II. Christ's life, then, as the pattern life, is what is set before us here. Consider Him, for as He did, so must ye strive to do. The death and passion of the Son of God is the standard by which to measure any efforts of ours. There is a voice within us which tells us that in holiness and the faithful following of Christ there is, indeed, infinite happiness; that victory over evil is a triumph that is infinitely desirable; that it is far better to strive for what is noble and good, than to succumb to what is little and vile. But when these positions are to be carried out into practice, when our convictions are to be acted on every hour, when there is a countless host of disturbing influences at work, busy in their efforts to unbalance our minds and to lead us astray, then the great danger is lest we should say the lifelong struggle is too hard, the constant watchfulness required of us is too great a strain. It is in considering Him who endured such contradiction of sinners against Himself that we shall learn—by slow degrees, but we shall learn—not to be weary or faint in our minds.

A. Jessopp, Norwich School Sermons, p. 119.


References: Hebrews 12:3.—Spurgeon, Sermons, vol. xviii., No. 1073; Homilist, 3rd series, vol. iv., p. 232; H. W. Beecher, Christian World Pulpit, vol. xviii., p. 175; Preacher's Monthly, vol. x., p. 58; Clergyman's Magazine, vol. x., pi 83.


Verses 3-13

Hebrews 12:3-13

I. Chastisement is sent by fatherly love. There, where we are most sensitive, God touches us. The thorn in the flesh is something which we fancy we cannot bear if it were to be lifelong. We have emerged, as it were, out of a dark tunnel, and fancy that the rest of our journey will be amid sunlit fields. We have achieved steep and rugged ascents, and imagine the period of great and exhausting exertion is over. The trial deepest and sorest seems to leave us for a while, yet it returns again.

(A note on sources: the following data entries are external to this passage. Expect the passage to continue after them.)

constexpr int AT_ROWS = 64, AT_TMAX = 320, AT_BK = 64;
constexpr int AT_PP = 2 * AT_TMAX + 16;
constexpr int AT_NCH = 256;
constexpr int AT_ROWB = 2 * AT_BK;
constexpr int AT_CROW = 2 * AT_NCH;
constexpr int AT_NST = 3;
constexpr int AT_STAGE1 = (AT_TMAX + AT_ROWS) * AT_ROWB;
constexpr int AT_STAGE2 = AT_BK * AT_CROW;
constexpr int AT_SP = 0;
constexpr int AT_ST2 = 43008;
constexpr int AT_RED = 3 * AT_STAGE1;
constexpr int AT_LDS = AT_RED + 8 * 64 * 4;
static_assert(AT_ROWS * AT_PP <= AT_ST2 && AT_ST2 + 3 * AT_STAGE2 <= AT_RED && AT_LDS <= 160 * 1024, "LDS map");

typedef unsigned int u32x4 __attribute__((ext_vector_type(4)));
typedef float f32x4v __attribute__((ext_vector_type(4)));
typedef __bf16 bf16x4v __attribute__((ext_vector_type(4)));

__device__ __forceinline__ u32x2 pack_bf16x4(float a, float b, float c, float d) {
  return __builtin_bit_cast(u32x2, __builtin_convertvector(f32x4v{a, b, c, d}, bf16x4v));
}


template <bool BWD, int NJ>
__device__ __forceinline__ void attn_strip_body(const AttnStripArgs& a, const SeqInfo& si, const int strip, char* const lds) {
  const int tid = threadIdx.x, lane = tid & 63, li = lane & 31, lh = lane >> 5;
  const int wave = __builtin_amdgcn_readfirstlane(tid >> 6);
  const int T = si.T, i0 = strip * AT_ROWS;
  const Drop drop = drop_resolve(a.drop);
  constexpr int T64 = NJ * 64;
  constexpr int NTW = (2 * NJ + 3) / 4;
  const int D = a.D;
  const int rows = min(AT_ROWS, T - i0);

  const __amdgpu_buffer_rsrc_t rA = __builtin_amdgcn_make_buffer_rsrc(
      const_cast<unsigned short*>(a.A16 + (int64_t)(si.row0 + i0) * a.lda), (short)0, ((rows - 1) * a.lda + D) * 2, 0x00020000);
  const __amdgpu_buffer_rsrc_t rB = __builtin_amdgcn_make_buffer_rsrc(
      const_cast<unsigned short*>(a.B16 + (int64_t)si.row0 * a.ldb), (short)0, ((T - 1) * a.ldb + D) * 2, 0x00020000);
  const int d_row = wave * 8 + (lane >> 3);
  const int d_chunk = (lane & 7) ^ (((lane >> 4) + 4 * (wave & 1)) & 7);
  int vk[NJ];
#pragma unroll
  for (int p = 0; p < NJ; ++p) vk[p] = (min(d_row + 64 * p, T - 1) * a.ldb + d_chunk * 8) * 2;
  const int vq = (min(d_row, rows - 1) * a.lda + d_chunk * 8) * 2;
  constexpr int NI1 = NJ + 1;
  auto dma1 = [&](int kt, int stage) {
    char* const dst = lds + stage * AT_STAGE1 + wave * 1024;
#pragma unroll
    for (int p = 0; p < NJ; ++p)
      __builtin_amdgcn_raw_ptr_buffer_load_lds(rB, (lds_vptr)(dst + p * 8192), 16, vk[p], kt * (AT_BK * 2), 0, 0);
    __builtin_amdgcn_raw_ptr_buffer_load_lds(rA, (lds_vptr)(dst + T64 * AT_ROWB), 16, vq, kt * (AT_BK * 2), 0, 0);
  };
  const int qt = wave & 1, kg = wave >> 1;
  const int sw = (li >> 1) & 7;
  const int fq = (T64 + qt * 32 + li) * AT_ROWB, fk = (kg * 32 + li) * AT_ROWB;
  struct Frag1 { bf16x8 bq, ak[NTW]; };
  auto read1 = [&](const char* buf, int ks, Frag1& f) {
    const int so = ((2 * ks + lh) ^ sw) * 16;
    f.bq = *reinterpret_cast<const bf16x8*>(buf + fq + so);
#pragma unroll
    for (int j = 0; j < NTW; ++j) f.ak[j] = *reinterpret_cast<const bf16x8*>(buf + fk + j * 128 * AT_ROWB + so);
  };
  f32x16 acc[NTW];
#pragma unroll
  for (int j = 0; j < NTW; ++j)
#pragma unroll
    for (int r = 0; r < 16; ++r) acc[j][r] = 0.f;

  const int qi = qt * 32 + li, i = i0 + qi;
  const uint64_t drow = (uint64_t)(si.row0 + i) << 20;
  uint32_t keepm[NTW];
#pragma unroll
  for (int j = 0; j < NTW; ++j) keepm[j] = 0u;
  auto keep_step = [&](int r) {
#pragma unroll
    for (int j = 0; j < NTW; ++j) {
      const int key = (kg + 4 * j) * 32 + 8 * (r >> 2) + 4 * lh + (r & 3);
      keepm[j] |= (dropout_keep(drop.seed, 0, drow | (uint64_t)key, drop.thr) ? 1u : 0u) << r;
    }
  };
  const int KT1 = D / AT_BK;
  dma1(0, 0);
  if (AT_NST > 2) dma1(1, 1);
  int stage = 0;
  for (int kt = 0; kt < KT1; ++kt) {
    if (AT_NST > 2 && kt + 1 < KT1) wait_vm<NI1>(); else wait_vm<0>();
    __builtin_amdgcn_s_barrier();
    const int st2 = stage == 0 ? AT_NST - 1 : stage - 1;
    const char* const cur = lds + stage * AT_STAGE1;
    auto compute1 = [&]() {
      if (drop.thr && kt < 16) keep_step(kt);
      Frag1 f[2];
      read1(cur, 0, f[0]);
#pragma unroll
      for (int ks = 0; ks < AT_BK / 16; ++ks) {
        if (ks + 1 < AT_BK / 16) read1(cur, ks + 1, f[(ks + 1) & 1]);
#pragma unroll
        for (int j = 0; j < NTW; ++j) acc[j] = __builtin_amdgcn_mfma_f32_32x32x16_bf16(f[ks & 1].ak[j], f[ks & 1].bq, acc[j], 0, 0, 0);
      }
    };
    if (wave < 4) {
      if (kt + AT_NST - 1 < KT1) dma1(kt + AT_NST - 1, st2);
      compute1();
    } else {
      compute1();
      if (kt + AT_NST - 1 < KT1) dma1(kt + AT_NST - 1, st2);
    }
    stage = stage == AT_NST - 1 ? 0 : stage + 1;
  }
  if (drop.thr)
    for (int r = KT1; r < 16; ++r) keep_step(r);
  __syncthreads();

  const __amdgpu_buffer_rsrc_t rC = __builtin_amdgcn_make_buffer_rsrc(
      const_cast<unsigned short*>(a.C16 + (int64_t)si.row0 * a.ldc), (short)0, ((T - 1) * a.ldc + D) * 2, 0x00020000);
  const int c_row = wave * 2 + (lane >> 5);
  const int c_chunk = ((((lane & 31) >> 2) ^ (c_row & 3)) << 2) | (lane & 3);
  const int NC = D / AT_NCH, n_it = NC * NJ;
  constexpr int NI2 = 4;
  auto dma2 = [&](int nc, int kt, int stage) {
    char* const dst = lds + AT_ST2 + stage * AT_STAGE2 + wave * 1024;
#pragma unroll
    for (int p = 0; p < 4; ++p)
      __builtin_amdgcn_raw_ptr_buffer_load_lds(rC, (lds_vptr)(dst + p * 8192), 16,
                                               (min(kt * 64 + c_row + 16 * p, T - 1) * a.ldc + nc * AT_NCH + c_chunk * 8) * 2, 0, 0, 0);
  };
  dma2(0, 0, 0);
  if (n_it > 1) dma2(NJ > 1 ? 0 : 1, NJ > 1 ? 1 : 0, 1);

  const bool row_ok = i < T;
  float* const red = reinterpret_cast<float*>(lds + AT_RED);
  float* const erow = a.E + si.eoff + (int64_t)i * si.ldE;
  unsigned short* const prow = a.P16 + si.e16off + (int64_t)i * T64;
  char* const lrow = lds + AT_SP + qi * AT_PP;
  if constexpr (!BWD) {
    float m = -INFINITY;
#pragma unroll
    for (int j = 0; j < NTW; ++j)
#pragma unroll
      for (int r = 0; r < 16; ++r) {
        const int key = (kg + 4 * j) * 32 + 8 * (r >> 2) + 4 * lh + (r & 3);
        const float e = key < T ? masked_logit(acc[j][r], a.scale, i, key, a.ignore_self, a.aperture) : -INFINITY;
        acc[j][r] = e;
        m = fmaxf(m, e);
      }
    m = fmaxf(m, __shfl_xor(m, 32));
    if (lh == 0) red[kg * 64 + qi] = m;
    lds_barrier();
    m = fmaxf(fmaxf(red[qi], red[64 + qi]), fmaxf(red[128 + qi], red[192 + qi]));
    float sum = 0.f;
#pragma unroll
    for (int j = 0; j < NTW; ++j)
#pragma unroll
      for (int r = 0; r < 16; ++r) {
        const int key = (kg + 4 * j) * 32 + 8 * (r >> 2) + 4 * lh + (r & 3);
        const float p = key < T ? __expf(acc[j][r] - m) : 0.f;
        acc[j][r] = p;
        sum += p;
      }
    sum += __shfl_xor(sum, 32);
    if (lh == 0) red[256 + kg * 64 + qi] = sum;
    lds_barrier();
    sum = (red[256 + qi] + red[320 + qi]) + (red[384 + qi] + red[448 + qi]);
    const float rsum = 1.0f / sum;
#pragma unroll
    for (int j = 0; j < NTW; ++j)
#pragma unroll
      for (int g = 0; g < 4; ++g) {
        const int k0 = (kg + 4 * j) * 32 + 8 * g + 4 * lh;
        if (k0 >= T64) continue;
        float al[4], ad[4];
#pragma unroll
        for (int c = 0; c < 4; ++c) {
          al[c] = k0 + c < T ? acc[j][4 * g + c] * rsum : 0.f;
          ad[c] = drop.thr ? (((keepm[j] >> (4 * g + c)) & 1u) ? al[c] * drop.scale : 0.f) : al[c];
        }
        const u32x2 pk = pack_bf16x4(ad[0], ad[1], ad[2], ad[3]);
        if (row_ok) {
          if (k0 < si.ldE) *reinterpret_cast<float4*>(erow + k0) = make_float4(al[0], al[1], al[2], al[3]);
          *reinterpret_cast<u32x2*>(prow + k0) = pk;
        }
        *reinterpret_cast<u32x2*>(lrow + k0 * 2) = row_ok ? pk : u32x2{0u, 0u};
      }
  } else {
    float dot = 0.f;
    float al[NTW][16];
#pragma unroll
    for (int j = 0; j < NTW; ++j)
#pragma unroll
      for (int g = 0; g < 4; ++g) {
        const int k0 = (kg + 4 * j) * 32 + 8 * g + 4 * lh;
        float4 t = make_float4(0.f, 0.f, 0.f, 0.f);
        if (row_ok && k0 < si.ldE) t = *reinterpret_cast<const float4*>(erow + k0);
        al[j][4 * g] = t.x; al[j][4 * g + 1] = t.y; al[j][4 * g + 2] = t.z; al[j][4 * g + 3] = t.w;
      }
#pragma unroll
    for (int j = 0; j < NTW; ++j)
#pragma unroll
      for (int r = 0; r < 16; ++r) {
        float d = acc[j][r];
        if (drop.thr) d = ((keepm[j] >> r) & 1u) ? d * drop.scale : 0.f;
        acc[j][r] = d;
        dot += d * al[j][r];
      }
    dot += __shfl_xor(dot, 32);
    if (lh == 0) red[kg * 64 + qi] = dot;
    lds_barrier();
    dot = (red[qi] + red[64 + qi]) + (red[128 + qi] + red[192 + qi]);
#pragma unroll
    for (int j = 0; j < NTW; ++j)
#pragma unroll
      for (int g = 0; g < 4; ++g) {
        const int k0 = (kg + 4 * j) * 32 + 8 * g + 4 * lh;
        if (k0 >= T64) continue;
        float v[4];
#pragma unroll
        for (int c = 0; c < 4; ++c) v[c] = al[j][4 * g + c] * (acc[j][4 * g + c] - dot) * a.scale;
        const u32x2 pk = row_ok ? pack_bf16x4(v[0], v[1], v[2], v[3]) : u32x2{0u, 0u};
        if (row_ok) *reinterpret_cast<u32x2*>(prow + k0) = pk;
        *reinterpret_cast<u32x2*>(lrow + k0 * 2) = pk;
      }
  }

  const int rr = (lane >> 2) & 3;
  const int fct = (8 * lh + ((lane & 15) >> 2)) * AT_CROW + 32 * ((lane >> 4) & 1) + 8 * (lane & 3) + ((wave ^ rr) << 6);
  const char* const fp = lds + AT_SP + li * AT_PP + 16 * lh;
  struct Frag2 { bf16x8 fa, fb[2]; };
  auto read2 = [&](const char* buf, int kt, int ks, Frag2& f) {
    f.fa = tr_frag(buf + fct + 16 * ks * AT_CROW, AT_CROW);
#pragma unroll
    for (int u = 0; u < 2; ++u) f.fb[u] = *reinterpret_cast<const bf16x8*>(fp + u * 32 * AT_PP + (kt * 64 + ks * 16) * 2);
  };
  int stage2 = 0, it = 0;
  int nc2 = NJ > 2 ? 0 : (NJ == 2 ? 1 : 2), kt2 = NJ > 2 ? 2 : 0;
  for (int nc = 0; nc < NC; ++nc) {
    f32x16 o[2];
#pragma unroll
    for (int u = 0; u < 2; ++u)
#pragma unroll
      for (int r = 0; r < 16; ++r) o[u][r] = 0.f;
#pragma unroll
    for (int kt = 0; kt < NJ; ++kt) {
      if (it + 1 < n_it && !(kt == 0 && nc > 0)) wait_vm<NI2>(); else wait_vm<0>();
      __builtin_amdgcn_s_waitcnt(0xC07F);
      __builtin_amdgcn_s_barrier();
      const int st2 = stage2 == 0 ? 2 : stage2 - 1;
      const char* const cur = lds + AT_ST2 + stage2 * AT_STAGE2;
      auto compute2 = [&]() {
        Frag2 f[2];
        read2(cur, kt, 0, f[0]);
#pragma unroll
        for (int ks = 0; ks < 4; ++ks) {
          if (ks + 1 < 4) read2(cur, kt, ks + 1, f[(ks + 1) & 1]);
#pragma unroll
          for (int u = 0; u < 2; ++u) o[u] = __builtin_amdgcn_mfma_f32_32x32x16_bf16(f[ks & 1].fa, f[ks & 1].fb[u], o[u], 0, 0, 0);
        }
      };
      if (wave < 4) {
        if (it + 2 < n_it) dma2(nc2, kt2, st2);
        compute2();
      } else {
        compute2();
        if (it + 2 < n_it) dma2(nc2, kt2, st2);
      }
      if (++kt2 == NJ) { kt2 = 0; ++nc2; }
      stage2 = stage2 == 2 ? 0 : stage2 + 1;
      ++it;
    }
#pragma unroll
    for (int u = 0; u < 2; ++u) {
      const int q = u * 32 + li;
      unsigned short* const orow = a.O16 + (int64_t)(si.row0 + i0 + q) * a.ldo + nc * AT_NCH + wave * 32 + 4 * lh;
      if (q < rows) {
#pragma unroll
        for (int g = 0; g < 4; ++g)
          *reinterpret_cast<u32x2*>(orow + 8 * g) = pack_bf16x4(o[u][4 * g], o[u][4 * g + 1], o[u][4 * g + 2], o[u][4 * g + 3]);
      }
    }
  }
}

II. "Afterwards." Does not this world search and try us? God forbid that we should forget the chastening of the Lord, that we should "get over" sorrow, or be comforted like the world. Now is our afterwards, peace and godliness today—by reason of yesterday's sorrow and trial.

III. The cross of Christ is despised and hated, not merely by self-righteous Jews and wise and worldly Greeks, but within the professing Church the Apostle weeps over many who are enemies of the cross of Christ, not of the doctrine that Christ died instead of sinners, but of the teaching that we have been crucified with Him and have been planted in the likeness of His death; that we have been saved, and are being saved, not from death, but out of death; that, dying daily the painful death by crucifixion, we live the spiritual resurrection life together with and in Christ. By affliction and the inward crucifixion we learn to seek our true life, treasure, strength, and joy, not in earthly affections, possessions, pursuits, and attainments, however good and noble, but in Him who is at the right hand of God; and the end will be glory.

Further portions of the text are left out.